I've mostly gotten over the flare-up of my ego crisis from last month, fretting that I was not cutting as a streamcaster, at least to some arbitrary standard I had developed in my mind, and therefore my life was somehow deficient.
Even thinking such thoughts, I know they are absurd. Yet the demands to be excellent, or at least passingly good, in some many worldly things seems so obvious and overwhelming at times, especially in the modern world. We are supposed to be able to master these tools we have created.
I am way behind the times in tool-making. I am a downright fossil by tech standards. That I still make a living using standard and cutting-edge tools, and therefore need to keep up with their usage, is an outlier for a man of my age. I was supposed to go on to other things, a long time, according to some calendar that someone keeps about such things.
That calendar I always chose to ignore, in part because following this path gave me so much freedom in other areas that made up for the ongoing struggle of being a tool-user.
But that's my day job. Also in my weekly streamcasting gig, I am also a tool-user. The platform and website through which one streams felt like the controls of a jumbo jet when I first starting using them. Well, that's exaggerating, but because I am such a perfectionist, my fumbling in using them were humiliating.

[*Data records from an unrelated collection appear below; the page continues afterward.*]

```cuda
extern "C" int vtp_gemm_bf16(const vtp_gemm_args* a, vtp_stream_t stream_) {
    cudaStream_t stream = reinterpret_cast<cudaStream_t>(stream_);
    VTP_CHECK_ARG(a != nullptr, "gemm: null args");
    VTP_CHECK_ARG(a->M > 0 && a->N > 0 && a->K > 0, "gemm: bad shape M=%d N=%d K=%d", a->M, a->N, a->K);
    VTP_CHECK_ARG(a->A && a->B && a->out, "gemm: null pointer");
    VTP_CHECK_ARG(a->lda % 8 == 0 && a->ldb % 8 == 0, "gemm: lda/ldb must be multiples of 8 (16B TMA strides)");
    VTP_CHECK_ARG((reinterpret_cast<uintptr_t>(a->A) & 15) == 0 && (reinterpret_cast<uintptr_t>(a->B) & 15) == 0,
                  "gemm: A/B must be 16B aligned");
    VTP_CHECK_ARG((reinterpret_cast<uintptr_t>(a->out) & 15) == 0, "gemm: out must be 16B aligned");
    VTP_CHECK_ARG(a->N % 8 == 0, "gemm: N must be a multiple of 8");
    VTP_CHECK_ARG(a->out_dtype == VTP_F32 || a->out_dtype == VTP_BF16, "gemm: bad out dtype");
    VTP_CHECK_ARG(a->ldo % (a->out_dtype == VTP_F32 ? 4 : 8) == 0 || a->ps_r > 0, "gemm: ldo alignment");
    int split_k = a->split_k < 1 ? 1 : a->split_k;
    const bool auto_split = a->split_k < 0 && a->accumulate && a->out_dtype == VTP_F32 && a->act == VTP_ACT_NONE && !a->bias;
    VTP_CHECK_ARG(split_k == 1 || (a->accumulate && a->out_dtype == VTP_F32 && a->act == VTP_ACT_NONE && !a->bias),
                  "gemm: split_k needs accumulate=1, fp32 out, no bias/activation");
    VTP_CHECK_ARG(!a->accumulate || a->out_dtype == VTP_F32, "gemm: accumulate needs fp32 out");
    if (a->act == VTP_ACT_ROPE)
        VTP_CHECK_ARG(a->rope_sin && a->rope_cos && a->rope_tokens > 0 && a->rope_cols % 64 == 0, "gemm: bad rope args");
    if (a->act == VTP_ACT_SWIGLU8) VTP_CHECK_ARG(a->N % 16 == 0, "gemm: swiglu needs N %% 16 == 0");
    if (a->ps_r > 0)
        VTP_CHECK_ARG(a->ps_r % 4 == 0 && a->M % (a->ps_gh * a->ps_gw) == 0 && a->N == a->ps_cout * a->ps_r * a->ps_r,
                      "gemm: bad pixel-shuffle args");
    if (a->resid) VTP_CHECK_ARG(a->ldr % (a->resid_dtype == VTP_F32 ? 4 : 8) == 0, "gemm: ldr alignment");
    if (a->out2) VTP_CHECK_ARG(a->ldo2 % 8 == 0, "gemm: ldo2 alignment");
// ... 23 lines not shown
        double best = -1.0;
        for (int sp = 1; sp <= 64 && sp * 8 <= (nkb > 8 ? nkb : 8); ++sp) {
            const int kps = ceil_div(nkb, sp);
            const int real = ceil_div(nkb, kps);
            const long work = (long)tiles * real;
            if (sp > 1 && work > 3L * grid) break;
            const double eff = (double)work / ((double)ceil_div((int)work, grid) * grid);
            if (eff > best + 0.02) best = eff, split_k = sp;
        }
    }

    GemmDev p;
    memset(&p, 0, sizeof(p));
    p.M = a->M, p.N = a->N, p.K = a->K;
    p.a_mn = a->a_mn_major ? 1 : 0, p.b_mn = a->b_mn_major ? 1 : 0;
    p.num_m_blocks = ceil_div(a->M, BM);
    p.num_n_blocks = ceil_div(a->N, BN);
    p.num_k_blocks = ceil_div(a->K, BK);
    p.kb_per_split = ceil_div(p.num_k_blocks, split_k);
    p.num_splits = ceil_div(p.num_k_blocks, p.kb_per_split);
    p.out = a->out, p.ldo = a->ldo, p.out_dtype = a->out_dtype;
    p.bias = a->bias, p.act = a->act, p.round_bf16 = a->round_bf16;
    p.resid = a->resid, p.ldr = a->ldr, p.resid_dtype = a->resid_dtype;
    p.accumulate = a->accumulate;
    p.rr_group = a->rr_group, p.rr_skip = a->rr_skip;
    p.rope_sin = reinterpret_cast<const __nv_bfloat16*>(a->rope_sin);
    p.rope_cos = reinterpret_cast<const __nv_bfloat16*>(a->rope_cos);
    p.rope_tokens = a->rope_tokens, p.rope_prefix = a->rope_prefix, p.rope_cols = a->rope_cols;
    p.ps_r = a->ps_r, p.ps_gh = a->ps_gh, p.ps_gw = a->ps_gw, p.ps_cout = a->ps_cout;
    p.out2 = reinterpret_cast<__nv_bfloat16*>(a->out2), p.ldo2 = a->ldo2;
    p.mask_pos = reinterpret_cast<const __nv_bfloat16*>(a->mask_pos), p.ldm = a->ldm;

    CUtensorMap tmA, tmB;
    if (conv) {
        const int W = a->conv_W, H = a->conv_H, Cc = a->conv_C, Bimg = a->M / (H * W);
        p.conv_C = Cc, p.conv_H = H, p.conv_W = W, p.conv_B = Bimg;
        p.conv_TW = (W % 16 == 0) ? 16 : (W % 8 == 0 ? 8 : 4);
        p.conv_TH = 128 / p.conv_TW;
        p.conv_tiles_w = W / p.conv_TW, p.conv_tiles_h = ceil_div(H, p.conv_TH);
        p.num_m_blocks = Bimg * p.conv_tiles_h * p.conv_tiles_w;
        p.M = p.num_m_blocks * 128;
        uint64_t dims[4] = {(uint64_t)Cc, (uint64_t)W, (uint64_t)H, (uint64_t)Bimg};
        uint64_t strides[3] = {(uint64_t)Cc * 2, (uint64_t)W * Cc * 2, (uint64_t)H * W * Cc * 2};
        uint32_t box[4] = {64, (uint32_t)p.conv_TW, (uint32_t)p.conv_TH, 1};
        int rc = make_tmap_bf16(&tmA, a->A, 4, dims, strides, box);
        if (rc) return rc;
    } else {
        uint64_t dims[2], strides[1] = {(uint64_t)a->lda * 2};
        uint32_t box[2];
        if (!p.a_mn) dims[0] = a->K, dims[1] = a->M, box[0] = 64, box[1] = 128;
        else dims[0] = a->M, dims[1] = a->K, box[0] = 64, box[1] = 64;
        int rc = make_tmap_bf16(&tmA, a->A, 2, dims, strides, box);
        if (rc) return rc;
    }
    {
        uint64_t dims[2], strides[1] = {(uint64_t)a->ldb * 2};
        uint32_t box[2];
        if (!p.b_mn) dims[0] = a->K, dims[1] = a->N, box[0] = 64, box[1] = (uint32_t)BN;
        else dims[0] = a->N, dims[1] = a->K, box[0] = 64, box[1] = 64;
        int rc = make_tmap_bf16(&tmB, a->B, 2, dims, strides, box);
        if (rc) return rc;
    }
    if (fast_swiglu) {
        CUtensorMap tmH, tmP;
        {
            uint64_t dims[2] = {(uint64_t)a->N / 2, (uint64_t)a->M}, strides[1] = {(uint64_t)a->ldo * 2};
            uint32_t box[2] = {64, 32};
            int rc = make_tmap(&tmH, a->out, VTP_BF16, 2, dims, strides, box);
            if (rc) return rc;
        }
        if (a->out2) {
            uint64_t dims[2] = {(uint64_t)a->N, (uint64_t)a->M}, strides[1] = {(uint64_t)a->ldo2 * 2};
            uint32_t box[2] = {64, 32};
            int rc = make_tmap(&tmP, a->out2, VTP_BF16, 2, dims, strides, box);
            if (rc) return rc;
            return launch_gemm<128, 4, VTP_ACT_SWIGLU8, false, 6>(tmA, tmB, p, stream, &tmH, &tmP);
        }
        return launch_gemm<128, 4, VTP_ACT_SWIGLU8, false, 7>(tmA, tmB, p, stream, &tmH);
    }
    if (fast) {
        CUtensorMap tmO;
        const int esz = a->out_dtype == VTP_F32 ? 4 : 2;
        int rc;
        if (conv) {
            uint64_t dims[4] = {(uint64_t)a->N, (uint64_t)p.conv_W, (uint64_t)p.conv_H, (uint64_t)p.conv_B};
            uint64_t strides[3] = {(uint64_t)a->ldo * 2, (uint64_t)p.conv_W * a->ldo * 2, (uint64_t)p.conv_H * p.conv_W * a->ldo * 2};
            uint32_t box[4] = {64, (uint32_t)p.conv_TW, (uint32_t)(32 / p.conv_TW), 1};
            rc = make_tmap(&tmO, a->out, VTP_BF16, 4, dims, strides, box);
        } else {
            uint64_t dims[2] = {(uint64_t)a->N, (uint64_t)a->M}, strides[1] = {(uint64_t)a->ldo * esz};
            uint32_t box[2] = {(uint32_t)(128 / esz), 32};
            rc = make_tmap(&tmO, a->out, a->out_dtype, 2, dims, strides, box);
        }
        if (rc) return rc;
        const int mode = a->mask_pos ? 5 : (a->out_dtype == VTP_F32 ? 3 : 1) + (a->resid ? 1 : 0);
#define VTP_FAST_CFG(ACT_, MODE_)                                                                                     \
    return BN == 64 ? launch_gemm<64, 4, ACT_, false, MODE_>(tmA, tmB, p, stream, &tmO)                              \
                    : launch_gemm<128, 4, ACT_, false, MODE_>(tmA, tmB, p, stream, &tmO)
        if (mode == 5) VTP_FAST_CFG(VTP_ACT_NONE, 5);
#define VTP_FAST_ACT(ACT_)                                 \
    do {                                                   \
        switch (mode) {                                    \
            case 1: VTP_FAST_CFG(ACT_, 1);                 \
            case 2: VTP_FAST_CFG(ACT_, 2);                 \
            case 3: VTP_FAST_CFG(ACT_, 3);                 \
            default: VTP_FAST_CFG(ACT_, 4);                \
        }                                                  \
    } while (0)
        if (a->act == VTP_ACT_RELU) VTP_FAST_ACT(VTP_ACT_RELU);
        VTP_FAST_ACT(VTP_ACT_NONE);
#undef VTP_FAST_ACT
#undef VTP_FAST_CFG
    }
#define VTP_LAUNCH(ACT_, PS_)                                                              \
    return BN == 64 ? launch_gemm<64, 4, ACT_, PS_>(tmA, tmB, p, stream)                  \
                    : launch_gemm<128, 4, ACT_, PS_>(tmA, tmB, p, stream)
    if (a->ps_r > 0) {
        VTP_CHECK_ARG(a->act == VTP_ACT_NONE, "gemm: pixel shuffle has no activation");
        VTP_LAUNCH(VTP_ACT_NONE, true);
    }
    switch (a->act) {
        case VTP_ACT_NONE: VTP_LAUNCH(VTP_ACT_NONE, false);
        case VTP_ACT_GELU: VTP_LAUNCH(VTP_ACT_GELU, false);
        case VTP_ACT_SWIGLU8: return launch_gemm<128, 4, VTP_ACT_SWIGLU8, false>(tmA, tmB, p, stream);
        case VTP_ACT_ROPE: VTP_LAUNCH(VTP_ACT_ROPE, false);
        case VTP_ACT_RELU: VTP_LAUNCH(VTP_ACT_RELU, false);
        default: VTP_FAIL(VTP_ERR_ARG, "gemm: unknown activation %d", a->act);
    }
#undef VTP_LAUNCH
}
```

The age thing is surely the thing at the heart of this. I feel envy regarding the ability of the younger generation to get streamcasting--to give the audience what it is looking for, which is a legitimate concern of show business. It is not the technical tools which stymy me,
But fooey on that. I reality I do have an audience, a great one. I've discovered that in my last streamcast in which I realized I had greatly underestimated the value of chatting with the live chat in the minutes leading up to the start of the broadcast, which is at the bottom of the hour.
It was greatly relaxing, and put my mind at rest about the start of the broadcast, when we have gone live and sound is going out over the air. I am ever pessimistic that it won't happen, but being the live chat before we went live made that fear go away completely. I'd already connected with the audience. Now it was just time to come out on stage.